Вдруг останется только сама губка, пустой поролон без влаги и мыльной пены?
Так зачем же напитываться, ежели потом все равно выжмут досуха, и ничего не останется – ни родственников, ни прошлого, ни памяти, ни убеждений и прочего всего, что от человеков.
– Тогда ты и не дядя, – сказал отец Филип, – потому что дядя – это тоже убеждение, ярлык, штампик. Впрочем… а кто тогда не штампик…
Вот идёт человек, который на самом деле только конгломерат из клеток, совокупность. Уж каким таким образом они держатся вместе и не разваливаются на ходу…
– Зомби разваливаются, – уверенно информировал почтенное собрание Тихон.
– Э-эээ… Тиша, блин… так вот, и почему-то они не разваливаются на ходу…
– Атомные силы их вместе держат, – снова встрял Тихон, – электросильное взаимодействие.
Желания спорить у отца Филипа не было.
– Да, именно оно и держит. Так-с, на чем я остановился. Тихон, не встревай! Человек – это собирательный образ, название для кучи клеток, убеждений и прочего. Отсюда следует, что человека, как такового – нет.
Тут отче задумался, потому что из его логики следовало, что и дома нет, и улицы и, тем более,
–Ну, раз человека вообще нет, то и дядек никаких тем более не имеется, – весело согласился Архип, хлопнув себя по коленке, – пусть меня не будет дядей, я согласен!
Вот таким чудесным образом, согласившись с собственным небытием, дядя Архип обрел суть, потому что истинное «я» – это «не я», как давно и убедительно доказали своим примером просветленные Востока и Запада.
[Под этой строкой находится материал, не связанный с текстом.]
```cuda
template <bool DIRECT, int STAGES, bool PREFIX = false>
__global__ void __launch_bounds__(kCmMaxWarps * 32, 1)
xl_cm_scores_kernel(const LayerDev L, const QueryDev X, const CmWork w, const CmShape S, const unsigned char* __restrict__ images,
                    float* __restrict__ cand, const uint64_t cand_stride_q, const CmPrefixOut P) {
    extern __shared__ __align__(128) unsigned char smem_raw[];
    unsigned char* img = smem_raw;
    const uint32_t* __restrict__ hdr_s = reinterpret_cast<const uint32_t*>(img);
    const unsigned short* __restrict__ start_s = reinterpret_cast<const unsigned short*>(img + S.off_lookup);
    const uint32_t* __restrict__ look_s = reinterpret_cast<const uint32_t*>(img + S.off_lookup);
    const unsigned short* __restrict__ pre_s = reinterpret_cast<const unsigned short*>(img + S.off_pre);
    const unsigned short* __restrict__ rp_s = reinterpret_cast<const unsigned short*>(img + S.off_rp);
    const float* __restrict__ ew_s = reinterpret_cast<const float*>(img + S.off_ew);
    const unsigned char* __restrict__ ec_s = img + S.off_ec;
    const int lane = threadIdx.x & 31;
    const int warp = threadIdx.x >> 5;
    const int nwarps = blockDim.x >> 5;
    constexpr int kStride = kCmFeat + 1;
    constexpr int kBuf = 32 * kStride;
    constexpr int kNBuf = static_cast<int>(cm_buffers(STAGES));
    unsigned char* mine = smem_raw + S.img_bytes + static_cast<size_t>(warp) * cm_warp_bytes(S.acc_cols, STAGES);
    uint32_t* st_idx = reinterpret_cast<uint32_t*>(mine);
    float* st_val = reinterpret_cast<float*>(st_idx + kNBuf * kBuf);
    float* my_acc = st_val + kNBuf * kBuf + lane;

    __shared__ __align__(8) unsigned long long s_mbar;
    const uint32_t mbar = static_cast<uint32_t>(__cvta_generic_to_shared(&s_mbar));
    if (threadIdx.x == 0) {
        cm_mbar_init(mbar, 1u);
        asm volatile("fence.proxy.async.shared::cta;" ::: "memory");
    }
    __syncthreads();
    CmTrace trace;
    trace.begin();

    constexpr int kPerIter = 32 / kCmFeat;
    constexpr int kIters = 32 / kPerIter;
    const int sub = lane / kCmFeat, fl = lane % kCmFeat;
    uint32_t parity = 0;

    uint32_t e = 0, ee = 0, backlog = 0;
    float x = 0.0f;
    uint32_t hp = 0, l1_end = 0;
    auto add_rows = [&](uint32_t row, uint32_t cnt, uint32_t n_ent, bool drain) {
        const uint32_t l2_end = row + cnt;
        const uint32_t avail = backlog + n_ent;
        const uint32_t trips = __reduce_max_sync(kFull, ((drain ? avail : backlog) + kCmSlots - 1u) / kCmSlots);
        if (hp == l1_end) hp = row;
        uint32_t next_r = st_idx[hp];
        float next_x = st_val[hp];
        for (uint32_t t = 0; t < trips; ++t) {
            uint32_t es[kCmSlots], cs[kCmSlots];
            float xs[kCmSlots], a[kCmSlots];
            bool on[kCmSlots];
#pragma unroll
            for (int u = 0; u < kCmSlots; ++u) {
                if (e == ee && hp != l2_end) {
                    e = next_r & 0xFFFFu;
                    ee = next_r >> 16;
                    x = next_x;
                    ++hp;
                    if (hp == l1_end) hp = row;
                    next_r = st_idx[hp];
                    next_x = st_val[hp];
                }
                on[u] = e < ee;
                es[u] = e;
                xs[u] = x;
                e += on[u] ? 1u : 0u;
            }
#pragma unroll
            for (int u = 0; u < kCmSlots; ++u) cs[u] = ec_s[es[u]];
#pragma unroll
            for (int u = 0; u < kCmSlots; ++u) a[u] = my_acc[cs[u] * 32u];
#pragma unroll
            for (int u = 0; u < kCmSlots; ++u) {
                float sum = a[u];
#pragma unroll
                for (int p = 0; p < u; ++p) sum = (cs[p] == cs[u]) ? a[p] : sum;
                a[u] = __fadd_rn(sum, __fmul_rn(xs[u], ew_s[es[u]]));
            }
#pragma unroll
            for (int u = 0; u < kCmSlots; ++u)
                if (on[u]) my_acc[cs[u] * 32u] = a[u];
        }
        const uint32_t added = min(avail, trips * kCmSlots);
        backlog = avail - added;
        trace.count(trips, added);
        l1_end = l2_end;
    };

    uint32_t bias_range = 0, n_cols = 0;
    auto stage_image = [&](uint32_t c) {
        if (threadIdx.x == 0) cm_bulk_load(static_cast<uint32_t>(__cvta_generic_to_shared(img)), images + static_cast<uint64_t>(c) * S.img_bytes, S.img_bytes, mbar);
        cm_mbar_wait(mbar, parity);
        parity ^= 1u;
        trace.staged();
        trace.mark(kCmPhCopy);
        bias_range = hdr_s[0];
        n_cols = hdr_s[1];
    };

    auto score_slice = [&](uint32_t s0, uint32_t s_end) {
        const uint32_t pidx = s0 + lane;
        const bool have = pidx < s_end;
        uint32_t q = 0, pos = 0, qn = 0;
        uint64_t qb = 0;
        if (have) {
            if constexpr (PREFIX) {
                q = pidx;
// ... 218 lines not shown
```

### pecos_b200/csrc/xlinear_engine.cu

```cuda
#include "xlinear_engine.h"
#include "shard_merge.cuh"

#include <algorithm>
#include <atomic>
#include <cstring>
#include <exception>
#include <thread>

namespace pb200 {

namespace {

constexpr unsigned kFull = 0xFFFFFFFFu;
constexpr int kWarpsMax = 10;
constexpr int kMCap = 256;
constexpr int kMFlush = 128;
constexpr int kCSmem = 128;
constexpr int kQCap = 1024;
constexpr int kSortCap = 2048;
constexpr int kTopkThreads = 256;

constexpr int kMCapLookup = 256;

template <int MCAP>
struct __align__(16) WarpScratch {
    uint32_t ms[MCAP];
    float mx[MCAP];
    uint32_t off[MCAP + 4];
    float out[kCSmem];
};

__device__ __forceinline__ uint4 ld_stream_u4(const uint32_t* p) {
    uint4 r;
    asm volatile("ld.global.nc.L1::no_allocate.v4.u32 {%0,%1,%2,%3}, [%4];"
                 : "=r"(r.x), "=r"(r.y), "=r"(r.z), "=r"(r.w) : "l"(p));
    return r;
}

__device__ __forceinline__ int lower_bound_u32(const uint32_t* a, int n, uint32_t key) {
    int lo = 0, hi = n;
    while (lo < hi) {
        int mid = (lo + hi) >> 1;
        if (a[mid] < key) lo = mid + 1; else hi = mid;
    }
    return lo;
}

__device__ __forceinline__ int last_le_u32(const uint32_t* a, int n, uint32_t key) {
    int lo = 0, hi = n;
    while (hi - lo > 1) {
        int mid = (lo + hi) >> 1;
        if (a[mid] <= key) lo = mid; else hi = mid;
    }
    return lo;
}

__device__ __forceinline__ uint32_t warp_incl_scan(uint32_t v, int lane) {
#pragma unroll
    for (int d = 1; d < 32; d <<= 1) {
        uint32_t t = __shfl_up_sync(kFull, v, d);
        if (lane >= d) v += t;
    }
    return v;
}

__device__ __forceinline__ int xl_rows_of_group(const uint32_t* off, int m, uint32_t G, int& row_first, int lane) {
    const int r = row_first + 1 + lane;
    uint32_t bit = 0;
    if (r < m) {
        const uint32_t p = off[r] - G;
        if (p < 32u) bit = 1u << p;
    }
    const uint32_t starts = __reduce_or_sync(kFull, bit);
    const int my_row = row_first + __popc(starts & (0xFFFFFFFFu >> (31 - lane)));
    const int r31 = __shfl_sync(kFull, my_row, 31);
    row_first = (off[r31 + 1] == G + 32u) ? r31 + 1 : r31;
    return my_row;
}

template <int MCAP>
__device__ __forceinline__ void xl_flush_impl(WarpScratch<MCAP>& ws, int m, const uint2* __restrict__ ext,
                                              const uint2* __restrict__ ent, float* out, int lane,
                                              unsigned long long& e_total) {
    if (m == 0) return;
    __syncwarp();
    constexpr int PER = MCAP / 32;
    uint32_t c[PER];
    uint32_t local = 0;
    bool empty_row = false;
#pragma unroll
// ... 288 lines not shown
        }
        __syncwarp();
        if (in_smem) {
            for (uint32_t c = lane; c < h.n_cols; c += 32) blk[c] = ws.out[c];
        }
        __syncwarp();
        if (STATS) { st_chunks += 1; st_rows += R; st_match += m_total; st_ent += e_total; st_cols += h.n_cols; }
    }
    if (STATS) {
        if (lane == 0 && st_chunks) {
            atomicAdd(&stats[0], st_chunks);
            atomicAdd(&stats[1], st_rows);
            atomicAdd(&stats[2], st_match);
            atomicAdd(&stats[3], st_ent);
            atomicAdd(&stats[4], st_cols);
        }
        if (threadIdx.x == 0 && cnt > 0) atomicAdd(&stats[5], static_cast<unsigned long long>(DENSE ? X.cols : qn));
    }
}

__device__ __forceinline__ double xl_hinge_pow(float v, int p) {
    const double zd = fmax(0.0, 1.0 - static_cast<double>(v));
    const float z = static_cast<float>(zd);
    const double x = static_cast<double>(z);
    switch (p) {
        case 0: return 1.0;
        case 1: return x;
        case 2: return x * x;
        case 3: return (x * x) * x;
        case 4: { const double x2 = x * x; return x2 * x2; }
        default: return pow(x, static_cast<double>(static_cast<size_t>(static_cast<long long>(p))));
    }
}

__device__ __forceinline__ float xl_transform(float v, int kind, int p) {
    switch (kind) {
        case PP_SIGMOID: {
            const float e = static_cast<float>(exp(static_cast<double>(-v)));
            return static_cast<float>(1.0 / (1.0 + static_cast<double>(e)));
        }
        case PP_LOG_SIGMOID: {
            const float e = static_cast<float>(exp(static_cast<double>(-v)));
            return static_cast<float>(-log(1.0 + static_cast<double>(e)));
        }
        case PP_LP_HINGE: return static_cast<float>(exp(-xl_hinge_pow(v, p)));
        case PP_LOG_LP_HINGE: return static_cast<float>(-xl_hinge_pow(v, p));
        default: return v;
    }
}

__device__ __forceinline__ float xl_combine(float x, float parent, int kind) {
    switch (kind) {
        case PP_SIGMOID:
        case PP_LP_HINGE: return __fmul_rn(x, parent);
        case PP_LOG_SIGMOID:
        case PP_LOG_LP_HINGE: return __fadd_rn(x, parent);
        default: return x;
    }
}

__device__ __forceinline__ unsigned long long xl_make_key(float v, uint32_t pos) {
    uint32_t u = __float_as_uint(v);
    if ((u & 0x7FFFFFFFu) == 0u) u = 0u;
    u = (u & 0x80000000u) ? ~u : (u | 0x80000000u);
    return (static_cast<unsigned long long>(u) << 32) | static_cast<unsigned long long>(0xFFFFFFFFu - pos);
}

__device__ __forceinline__ unsigned long long xl_exact_key(float v, uint32_t pos) {
    uint32_t u = __float_as_uint(v);
    const uint32_t neg_zero = (u == 0x80000000u) ? 1u : 0u;
    if ((u & 0x7FFFFFFFu) == 0u) u = 0u;
    u = (u & 0x80000000u) ? ~u : (u | 0x80000000u);
    return (static_cast<unsigned long long>(u) << 32) | static_cast<unsigned long long>(0xFFFFFFFFu - ((pos << 1) | neg_zero));
}
__device__ __forceinline__ uint32_t xl_exact_key_pos(unsigned long long key) {
    return (0xFFFFFFFFu - static_cast<uint32_t>(key & 0xFFFFFFFFull)) >> 1;
}
__device__ __forceinline__ float xl_exact_key_value(unsigned long long key) {
    const uint32_t hi = static_cast<uint32_t>(key >> 32);
    const uint32_t bits = (hi & 0x80000000u) ? (hi ^ 0x80000000u) : ~hi;
    return __uint_as_float(((0xFFFFFFFFu - static_cast<uint32_t>(key & 0xFFFFFFFFull)) & 1u) ? 0x80000000u : bits);
}

#include "xlinear_qw_kernel.cuh"
#include "xlinear_cm_kernel.cuh"

__device__ void xl_bitonic_desc(unsigned long long* a, uint32_t n) {
    for (uint32_t k = 2; k <= n; k <<= 1) {
        for (uint32_t j = k >> 1; j > 0; j >>= 1) {
            for (uint32_t i = threadIdx.x; i < n; i += blockDim.x) {
                const uint32_t ixj = i ^ j;
                if (ixj > i) {
                    const unsigned long long x = a[i], y = a[ixj];
                    const bool desc_block = ((i & k) == 0);
                    if (desc_block ? (x < y) : (x > y)) { a[i] = y; a[ixj] = x; }
                }
            }
            __syncthreads();
        }
    }
}

__device__ __forceinline__ uint32_t next_pow2_u32(uint32_t v) {
    if (v <= 2) return 2;
    return 1u << (32 - __clz(v - 1));
}

__global__ void __launch_bounds__(kTopkThreads)
xl_topk_kernel(const LayerDev L, const int pp_kind, const int pp_p, const int combine, const uint32_t k,
               const uint32_t* __restrict__ beam_id, const float* __restrict__ beam_val,
               const uint32_t* __restrict__ beam_cnt, const uint32_t beam_stride, const float* __restrict__ cand,
               const uint64_t cand_stride_q, const uint32_t c_stride, uint32_t* __restrict__ out_id,
               float* __restrict__ out_val, uint32_t* __restrict__ out_cnt, const uint32_t out_stride,
               unsigned long long* sortbuf, const uint64_t sortbuf_stride, const uint32_t b_prev,
               unsigned long long* stats, unsigned long long* __restrict__ out_key) {
    extern __shared__ __align__(16) unsigned char smem_raw[];
    unsigned long long* keys = reinterpret_cast<unsigned long long*>(smem_raw);
    uint32_t* s_base = reinterpret_cast<uint32_t*>(smem_raw + kSortCap * 8);
    uint32_t* s_colbeg = s_base + (b_prev + 1);
    float* s_pval = reinterpret_cast<float*>(s_colbeg + b_prev);

    const uint32_t q = blockIdx.x;
    const uint32_t cnt = beam_cnt[q];
    for (uint32_t j = threadIdx.x; j < cnt; j += blockDim.x) {
        const uint32_t p = beam_id[static_cast<uint64_t>(q) * beam_stride + j];
        const ChunkHeader h = L.chunks[p];
        s_base[j + 1] = h.n_cols;
        s_colbeg[j] = (h.has_bias & kChunkAbsent) ? 0xFFFFFFFFu : h.col_begin;
        s_pval[j] = beam_val[static_cast<uint64_t>(q) * beam_stride + j];
    }
    __syncthreads();
    __shared__ uint32_t s_owned;
    if (threadIdx.x == 0) {
        uint32_t run = 0, owned = 0;
        s_base[0] = 0;
        for (uint32_t j = 0; j < cnt; ++j) {
            if (s_colbeg[j] != 0xFFFFFFFFu) owned += s_base[j + 1];
            run += s_base[j + 1];
            s_base[j + 1] = run;
        }
        s_owned = owned;
    }
    __syncthreads();
    const uint32_t n_valid = s_base[cnt];
    const uint32_t kk = min(k, s_owned);
    if (threadIdx.x == 0) {
        out_cnt[q] = kk;
        if (stats) atomicAdd(&stats[6], static_cast<unsigned long long>(kk));
    }
    if (n_valid == 0) return;

    const float* cq = cand + static_cast<uint64_t>(q) * cand_stride_q;
    auto score_at = [&](uint32_t cpos, uint32_t& label) -> float {
        const uint32_t j = static_cast<uint32_t>(last_le_u32(s_base, static_cast<int>(cnt), cpos));
        const uint32_t off = cpos - s_base[j];
        float v = xl_transform(cq[cpos], pp_kind, pp_p);
        if (combine) v = xl_combine(v, s_pval[j], pp_kind);
        label = s_colbeg[j] + off;
        return v;
    };
    auto key_at = [&](uint32_t cpos) -> unsigned long long {
        const uint32_t j = static_cast<uint32_t>(last_le_u32(s_base, static_cast<int>(cnt), cpos));
        if (s_colbeg[j] == 0xFFFFFFFFu) return 0ull;
        uint32_t lab;
        return xl_make_key(score_at(cpos, lab), cpos);
    };
// ... 529 lines not shown
        b_prev = plan[d].k_cap;
    }
    return plan;
}

uint32_t XLinearEngine::ensure_workspace_(const std::vector<LayerPlan>& plan, uint32_t rows, uint32_t dense_cols) {
    uint64_t beam_stride = 1, cand_max = 1, sort_max = 0, b_max = 1, chunks_max = 1;
    for (size_t d = 0; d < plan.size(); ++d) {
        const uint64_t c = static_cast<uint64_t>(plan[d].b_prev) * std::max<uint32_t>(host_->layers[d].c_max, 1u);
        cand_max = std::max(cand_max, c);
        beam_stride = std::max<uint64_t>(beam_stride, std::max<uint32_t>(plan[d].k_cap, plan[d].b_prev));
        if (c > static_cast<uint64_t>(kSortCap) && plan[d].k > static_cast<uint32_t>(kSortCap / 2)) sort_max = std::max<uint64_t>(sort_max, next_pow2_host(c));
        b_max = std::max<uint64_t>(b_max, plan[d].b_prev);
        chunks_max = std::max<uint64_t>(chunks_max, host_->layers[d].n_chunks);
    }
    const bool cm = chunk_major_ && has_feature_maps();
    const uint64_t pairs = b_max * 4;
    const uint64_t per_query = 16 + 2 * beam_stride * 8 + cand_max * 4 + sort_max * 8 + (cm ? beam_stride * 4 + pairs * 8 : 0);
    uint64_t budget = 8ull << 30;
    if (const char* env = std::getenv("PB200_WORKSPACE_MB")) budget = std::max<uint64_t>(64, std::strtoull(env, nullptr, 10)) << 20;
    uint64_t tile = std::min<uint64_t>(std::max<uint64_t>(1, budget / per_query), std::max<uint32_t>(rows, 1u));
    if (dense_cols) tile = std::min<uint64_t>(tile, std::max<uint64_t>(1, (4ull << 30) / (static_cast<uint64_t>(dense_cols) * 4)));

    beam_stride_ = static_cast<uint32_t>(beam_stride);
    for (int b = 0; b < 2; ++b) {
        beam_id_[b].reserve(tile * beam_stride);
        beam_val_[b].reserve(tile * beam_stride);
        beam_cnt_[b].reserve(tile);
    }
    if (cm) {
        cm_slot_pos_.reserve(tile * beam_stride);
        cm_pair_q_.reserve(tile * pairs);
        cm_pair_pos_.reserve(tile * pairs);
        cm_count_.reserve(chunks_max * 4 + 1);
        cm_claim_.reserve(chunks_max * 4 + 1);
        cm_active_.reserve(chunks_max * 4 + 1);
        cm_bucket_ptr_.reserve(chunks_max * 4 + 1);
        cm_cost_ptr_.reserve(chunks_max * 4 + 1);
    }
    cand_.reserve(tile * cand_max);
    if (sort_max) sortbuf_.reserve(tile * sort_max);
    return static_cast<uint32_t>(tile);
}
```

Но позывной Архипу все-таки нужен был, тем более такой солидный, как «дядя» – потому что четыре буквы в слове, как погоняло блатного на зоне. Поэтому братцы-троица еще покипятились малость, побулькали и все-таки оставили «дядю» за Архипом примерно в том смысле, который имеют в виду дети, когда видят кого-то большего габаритами, массой, а стало быть и другими качествами – умом, например, или силой.
– Может, я буду Сила Архип? – закинул идею Архип.
– Оставайся Дядей, – отмахнулся отец Филип.
Он любил оставлять за собой последнее слово, потому что за ним была вера, значившая куда больше, чем факт.
Вера
– Вот смотри, – произнес Тихон, – сейчас я тебе, Архип, покажу разницу между верой и знанием.
Он протянул Архипу сомкнутую в кулак ладонь, костяшками вверх. А кулак был и вовсе кулачок, отнюдь не кулачище мордоворота с ринга. Угрозы такое костно-мышечное сооружение не представляло из себя никакой, разве что смеху ради.
– И? – задал свой любимый коучинговый вопрос Архип.
– И вот ответь мне, – сказал Тихон, – веришь ли ты, что у меня в руке монетка?
Архип перенес взгляд с кулака Тихона на его светлый лик. Тихон улыбался, глаза яркие такие были, чистые, ибо «Шипр» куда лучше зашел ввечеру, нежели «Огни Москвы». Не было в таких глазах подвоха, и быть не могло.
– Конечно, верю, – твердо произнес Архип.
– Почему? – удивился Тихон.
– Потому что ты хороший человек, – объяснил Архип, – ты же не станешь меня обманывать? Ты ж меня любишь.
Не разжимая руки, Тихон почесал ею бороденку. Потом тяжко вздохнул, будто с ребеночком бестолковым имеет дело, и сказал:
– Спасибо, конечно, тебе. Но вот давай от моих несомненных качеств абстрагируемся, и попробуем объективно. Ты ведь, на самом деле, не только в том не уверен, что сейчас в кулаке монетка, но даже в том, что она у меня вообще есть. Кроме того, это может быть не монета, а… э-э, пуговица там, или конфетка. Разве не так?
Архип призадумался, что было видно по невесть откуда взявшимся морщинам на его лобике. Морщины добавляли извилин коре головного мозга, увеличивая мыслительные способности Архипа. Опускаясь мясистыми шторками на третий глаз, они отражали взор интеллекта внутрь, растворяя всё заскорузлое и высвечивая то, что в тени.